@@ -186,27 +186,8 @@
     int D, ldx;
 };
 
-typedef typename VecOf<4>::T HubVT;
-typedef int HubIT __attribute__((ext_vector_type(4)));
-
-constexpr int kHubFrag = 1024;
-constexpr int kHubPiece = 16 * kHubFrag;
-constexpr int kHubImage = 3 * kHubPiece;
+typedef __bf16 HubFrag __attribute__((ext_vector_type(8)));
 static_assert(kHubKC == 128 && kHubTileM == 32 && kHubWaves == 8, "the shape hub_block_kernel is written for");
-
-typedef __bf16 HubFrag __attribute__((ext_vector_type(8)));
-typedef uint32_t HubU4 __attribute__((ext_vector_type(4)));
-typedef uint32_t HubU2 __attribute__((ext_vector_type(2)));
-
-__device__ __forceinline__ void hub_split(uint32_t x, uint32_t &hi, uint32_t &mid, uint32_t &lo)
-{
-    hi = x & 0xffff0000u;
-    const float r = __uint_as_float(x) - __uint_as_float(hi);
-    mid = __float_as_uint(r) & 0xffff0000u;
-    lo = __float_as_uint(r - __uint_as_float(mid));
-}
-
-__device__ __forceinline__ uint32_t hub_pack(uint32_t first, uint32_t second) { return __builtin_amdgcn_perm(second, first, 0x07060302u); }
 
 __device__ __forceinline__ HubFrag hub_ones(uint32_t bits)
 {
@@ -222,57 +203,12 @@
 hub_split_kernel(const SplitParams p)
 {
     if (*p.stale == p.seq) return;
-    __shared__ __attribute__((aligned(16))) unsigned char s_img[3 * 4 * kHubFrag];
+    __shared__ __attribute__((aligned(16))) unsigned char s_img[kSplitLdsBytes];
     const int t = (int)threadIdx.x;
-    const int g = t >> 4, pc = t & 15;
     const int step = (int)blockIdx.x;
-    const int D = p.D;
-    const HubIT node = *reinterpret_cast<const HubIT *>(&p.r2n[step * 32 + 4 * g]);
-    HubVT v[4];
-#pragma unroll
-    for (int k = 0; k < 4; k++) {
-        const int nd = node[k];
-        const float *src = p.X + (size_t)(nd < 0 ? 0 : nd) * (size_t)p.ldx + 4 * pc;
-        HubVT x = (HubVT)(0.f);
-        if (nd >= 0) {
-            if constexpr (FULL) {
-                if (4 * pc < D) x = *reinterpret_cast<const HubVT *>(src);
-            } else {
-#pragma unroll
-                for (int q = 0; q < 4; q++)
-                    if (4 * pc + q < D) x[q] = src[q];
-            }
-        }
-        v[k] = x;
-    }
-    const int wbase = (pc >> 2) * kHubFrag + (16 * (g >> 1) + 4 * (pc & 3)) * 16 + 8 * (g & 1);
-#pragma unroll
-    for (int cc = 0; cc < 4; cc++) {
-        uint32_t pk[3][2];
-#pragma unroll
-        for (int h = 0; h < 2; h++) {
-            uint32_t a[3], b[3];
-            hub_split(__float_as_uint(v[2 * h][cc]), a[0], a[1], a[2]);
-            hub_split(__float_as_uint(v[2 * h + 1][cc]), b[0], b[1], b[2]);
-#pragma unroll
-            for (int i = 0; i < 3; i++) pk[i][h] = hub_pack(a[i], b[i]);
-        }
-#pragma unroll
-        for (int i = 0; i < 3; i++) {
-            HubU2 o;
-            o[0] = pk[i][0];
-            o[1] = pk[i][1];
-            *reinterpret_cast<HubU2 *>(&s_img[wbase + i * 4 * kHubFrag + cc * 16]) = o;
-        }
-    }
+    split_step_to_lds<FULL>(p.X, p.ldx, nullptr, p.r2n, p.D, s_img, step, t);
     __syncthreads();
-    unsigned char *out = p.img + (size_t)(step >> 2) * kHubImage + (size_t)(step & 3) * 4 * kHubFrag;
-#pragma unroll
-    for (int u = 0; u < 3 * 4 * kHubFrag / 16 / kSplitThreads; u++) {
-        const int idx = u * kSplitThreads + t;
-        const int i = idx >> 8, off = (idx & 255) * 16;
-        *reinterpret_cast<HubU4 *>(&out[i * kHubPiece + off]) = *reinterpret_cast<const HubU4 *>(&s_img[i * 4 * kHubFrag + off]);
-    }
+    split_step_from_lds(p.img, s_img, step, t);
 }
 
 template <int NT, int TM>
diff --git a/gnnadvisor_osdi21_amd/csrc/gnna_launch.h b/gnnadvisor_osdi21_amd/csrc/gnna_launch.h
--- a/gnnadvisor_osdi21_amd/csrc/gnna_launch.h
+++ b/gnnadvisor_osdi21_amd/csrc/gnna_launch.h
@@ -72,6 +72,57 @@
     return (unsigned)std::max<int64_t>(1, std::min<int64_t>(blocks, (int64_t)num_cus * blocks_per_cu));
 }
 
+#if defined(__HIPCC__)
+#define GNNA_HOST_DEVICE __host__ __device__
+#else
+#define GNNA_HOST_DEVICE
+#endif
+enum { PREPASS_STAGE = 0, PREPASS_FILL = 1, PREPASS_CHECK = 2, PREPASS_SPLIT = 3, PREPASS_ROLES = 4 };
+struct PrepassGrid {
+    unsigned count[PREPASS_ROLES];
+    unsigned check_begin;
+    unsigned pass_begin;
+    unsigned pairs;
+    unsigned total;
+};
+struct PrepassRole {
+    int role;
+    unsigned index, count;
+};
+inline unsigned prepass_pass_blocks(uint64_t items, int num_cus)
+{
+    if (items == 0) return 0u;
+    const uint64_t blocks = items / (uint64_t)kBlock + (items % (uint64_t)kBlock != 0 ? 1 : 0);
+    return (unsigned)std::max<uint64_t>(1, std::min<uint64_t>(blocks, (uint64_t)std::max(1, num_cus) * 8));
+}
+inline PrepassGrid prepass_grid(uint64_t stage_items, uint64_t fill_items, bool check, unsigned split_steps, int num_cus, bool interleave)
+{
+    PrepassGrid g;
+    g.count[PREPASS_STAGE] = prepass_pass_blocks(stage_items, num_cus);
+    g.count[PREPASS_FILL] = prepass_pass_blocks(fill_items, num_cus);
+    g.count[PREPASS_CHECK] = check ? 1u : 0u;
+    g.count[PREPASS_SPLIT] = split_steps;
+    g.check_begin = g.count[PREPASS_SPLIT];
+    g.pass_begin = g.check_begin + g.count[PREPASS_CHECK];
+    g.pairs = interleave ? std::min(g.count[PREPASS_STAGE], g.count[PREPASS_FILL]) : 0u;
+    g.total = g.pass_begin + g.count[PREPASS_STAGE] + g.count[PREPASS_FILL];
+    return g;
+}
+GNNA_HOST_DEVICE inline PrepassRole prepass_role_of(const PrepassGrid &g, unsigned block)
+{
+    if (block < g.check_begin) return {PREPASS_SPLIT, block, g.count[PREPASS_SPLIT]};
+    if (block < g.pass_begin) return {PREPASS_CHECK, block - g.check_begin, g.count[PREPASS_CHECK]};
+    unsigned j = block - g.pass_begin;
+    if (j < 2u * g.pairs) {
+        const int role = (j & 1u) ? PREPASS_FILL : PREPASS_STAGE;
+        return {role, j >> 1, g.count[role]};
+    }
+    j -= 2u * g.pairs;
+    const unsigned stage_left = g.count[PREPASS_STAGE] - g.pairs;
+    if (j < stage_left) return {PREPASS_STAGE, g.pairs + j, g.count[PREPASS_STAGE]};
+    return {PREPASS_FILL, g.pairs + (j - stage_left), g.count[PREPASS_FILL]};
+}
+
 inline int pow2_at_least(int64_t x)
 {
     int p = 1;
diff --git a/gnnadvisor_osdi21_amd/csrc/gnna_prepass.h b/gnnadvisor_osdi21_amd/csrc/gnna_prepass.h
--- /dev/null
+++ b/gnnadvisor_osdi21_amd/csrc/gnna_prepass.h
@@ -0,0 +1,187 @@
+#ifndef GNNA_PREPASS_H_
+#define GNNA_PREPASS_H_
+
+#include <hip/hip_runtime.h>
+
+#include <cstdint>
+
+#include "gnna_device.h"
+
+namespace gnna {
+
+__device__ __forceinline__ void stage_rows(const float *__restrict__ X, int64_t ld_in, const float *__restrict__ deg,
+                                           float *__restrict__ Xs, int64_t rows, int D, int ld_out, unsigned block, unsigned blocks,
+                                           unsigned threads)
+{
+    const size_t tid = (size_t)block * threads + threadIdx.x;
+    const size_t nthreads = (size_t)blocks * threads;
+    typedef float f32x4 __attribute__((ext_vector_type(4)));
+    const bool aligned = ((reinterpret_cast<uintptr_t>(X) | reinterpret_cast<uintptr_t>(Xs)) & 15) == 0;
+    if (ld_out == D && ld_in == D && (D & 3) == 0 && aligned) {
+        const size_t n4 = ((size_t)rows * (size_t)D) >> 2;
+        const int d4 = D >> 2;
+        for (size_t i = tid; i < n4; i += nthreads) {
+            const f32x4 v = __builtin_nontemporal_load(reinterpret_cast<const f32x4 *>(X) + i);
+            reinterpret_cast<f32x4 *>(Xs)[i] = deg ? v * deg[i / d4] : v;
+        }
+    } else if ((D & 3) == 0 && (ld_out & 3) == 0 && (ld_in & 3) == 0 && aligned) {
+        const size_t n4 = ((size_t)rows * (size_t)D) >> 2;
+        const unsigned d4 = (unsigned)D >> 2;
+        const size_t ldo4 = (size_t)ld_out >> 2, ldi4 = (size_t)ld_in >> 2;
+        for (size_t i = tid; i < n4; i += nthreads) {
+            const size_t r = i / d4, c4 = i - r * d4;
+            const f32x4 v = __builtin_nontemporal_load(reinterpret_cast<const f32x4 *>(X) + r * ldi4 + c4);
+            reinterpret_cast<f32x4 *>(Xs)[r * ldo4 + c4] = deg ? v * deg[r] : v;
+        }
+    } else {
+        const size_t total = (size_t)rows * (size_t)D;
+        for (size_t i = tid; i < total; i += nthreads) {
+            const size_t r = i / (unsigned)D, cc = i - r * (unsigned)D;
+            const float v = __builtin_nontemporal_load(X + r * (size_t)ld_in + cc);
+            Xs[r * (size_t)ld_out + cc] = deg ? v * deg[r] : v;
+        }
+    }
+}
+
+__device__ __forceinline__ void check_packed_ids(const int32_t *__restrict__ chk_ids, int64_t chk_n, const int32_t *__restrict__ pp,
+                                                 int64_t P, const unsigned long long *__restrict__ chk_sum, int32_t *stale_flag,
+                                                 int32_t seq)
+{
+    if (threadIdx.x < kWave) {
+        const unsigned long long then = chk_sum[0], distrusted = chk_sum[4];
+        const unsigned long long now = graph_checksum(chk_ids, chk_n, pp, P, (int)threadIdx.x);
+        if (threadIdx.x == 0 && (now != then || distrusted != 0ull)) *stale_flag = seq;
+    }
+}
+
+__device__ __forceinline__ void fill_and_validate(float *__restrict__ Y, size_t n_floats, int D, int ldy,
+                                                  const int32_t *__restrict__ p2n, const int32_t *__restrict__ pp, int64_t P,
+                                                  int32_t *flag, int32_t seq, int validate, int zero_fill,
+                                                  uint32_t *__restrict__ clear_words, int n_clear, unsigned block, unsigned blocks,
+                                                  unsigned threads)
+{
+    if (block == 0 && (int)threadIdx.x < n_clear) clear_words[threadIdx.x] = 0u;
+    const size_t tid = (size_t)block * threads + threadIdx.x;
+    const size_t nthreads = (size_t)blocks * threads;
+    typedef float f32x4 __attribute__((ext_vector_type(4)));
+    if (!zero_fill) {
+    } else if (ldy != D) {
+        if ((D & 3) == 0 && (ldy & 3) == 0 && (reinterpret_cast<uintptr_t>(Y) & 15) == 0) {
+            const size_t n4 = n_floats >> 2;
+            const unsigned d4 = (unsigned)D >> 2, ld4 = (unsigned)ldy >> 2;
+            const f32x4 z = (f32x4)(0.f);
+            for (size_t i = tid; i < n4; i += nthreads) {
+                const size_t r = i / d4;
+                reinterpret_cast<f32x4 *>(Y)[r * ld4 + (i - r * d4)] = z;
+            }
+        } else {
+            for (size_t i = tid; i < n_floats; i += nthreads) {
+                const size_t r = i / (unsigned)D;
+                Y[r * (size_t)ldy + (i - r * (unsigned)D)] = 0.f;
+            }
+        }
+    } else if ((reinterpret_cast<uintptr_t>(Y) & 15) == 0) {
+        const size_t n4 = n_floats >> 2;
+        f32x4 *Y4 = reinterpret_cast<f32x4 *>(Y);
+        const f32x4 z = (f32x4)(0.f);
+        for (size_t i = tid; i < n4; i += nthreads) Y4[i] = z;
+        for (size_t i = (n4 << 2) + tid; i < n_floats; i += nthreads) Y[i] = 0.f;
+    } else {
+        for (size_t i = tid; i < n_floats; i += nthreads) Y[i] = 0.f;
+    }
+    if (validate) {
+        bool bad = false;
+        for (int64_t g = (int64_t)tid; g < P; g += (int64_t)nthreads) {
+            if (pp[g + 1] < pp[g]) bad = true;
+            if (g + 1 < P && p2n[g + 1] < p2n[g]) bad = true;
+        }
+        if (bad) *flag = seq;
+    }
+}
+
· · · · ·
TASK DESCRIPTION:
Of all the entries above, repeat only the lines from the line that has "2u * g.pairs)" to the line that has "(unsigned)D >> 2;", both lines included, exactly.

WRITTEN SOLUTION:
+    if (j < 2u * g.pairs) {
+        const int role = (j & 1u) ? PREPASS_FILL : PREPASS_STAGE;
+        return {role, j >> 1, g.count[role]};
+    }
+    j -= 2u * g.pairs;
+    const unsigned stage_left = g.count[PREPASS_STAGE] - g.pairs;
+    if (j < stage_left) return {PREPASS_STAGE, g.pairs + j, g.count[PREPASS_STAGE]};
+    return {PREPASS_FILL, g.pairs + (j - stage_left), g.count[PREPASS_FILL]};
+}
+
 inline int pow2_at_least(int64_t x)
 {
     int p = 1;
diff --git a/gnnadvisor_osdi21_amd/csrc/gnna_prepass.h b/gnnadvisor_osdi21_amd/csrc/gnna_prepass.h
--- /dev/null
+++ b/gnnadvisor_osdi21_amd/csrc/gnna_prepass.h
@@ -0,0 +1,187 @@
+#ifndef GNNA_PREPASS_H_
+#define GNNA_PREPASS_H_
+
+#include <hip/hip_runtime.h>
+
+#include <cstdint>
+
+#include "gnna_device.h"
+
+namespace gnna {
+
+__device__ __forceinline__ void stage_rows(const float *__restrict__ X, int64_t ld_in, const float *__restrict__ deg,
+                                           float *__restrict__ Xs, int64_t rows, int D, int ld_out, unsigned block, unsigned blocks,
+                                           unsigned threads)
+{
+    const size_t tid = (size_t)block * threads + threadIdx.x;
+    const size_t nthreads = (size_t)blocks * threads;
+    typedef float f32x4 __attribute__((ext_vector_type(4)));
+    const bool aligned = ((reinterpret_cast<uintptr_t>(X) | reinterpret_cast<uintptr_t>(Xs)) & 15) == 0;
+    if (ld_out == D && ld_in == D && (D & 3) == 0 && aligned) {
+        const size_t n4 = ((size_t)rows * (size_t)D) >> 2;
+        const int d4 = D >> 2;
+        for (size_t i = tid; i < n4; i += nthreads) {
+            const f32x4 v = __builtin_nontemporal_load(reinterpret_cast<const f32x4 *>(X) + i);
+            reinterpret_cast<f32x4 *>(Xs)[i] = deg ? v * deg[i / d4] : v;
+        }
+    } else if ((D & 3) == 0 && (ld_out & 3) == 0 && (ld_in & 3) == 0 && aligned) {
+        const size_t n4 = ((size_t)rows * (size_t)D) >> 2;
+        const unsigned d4 = (unsigned)D >> 2;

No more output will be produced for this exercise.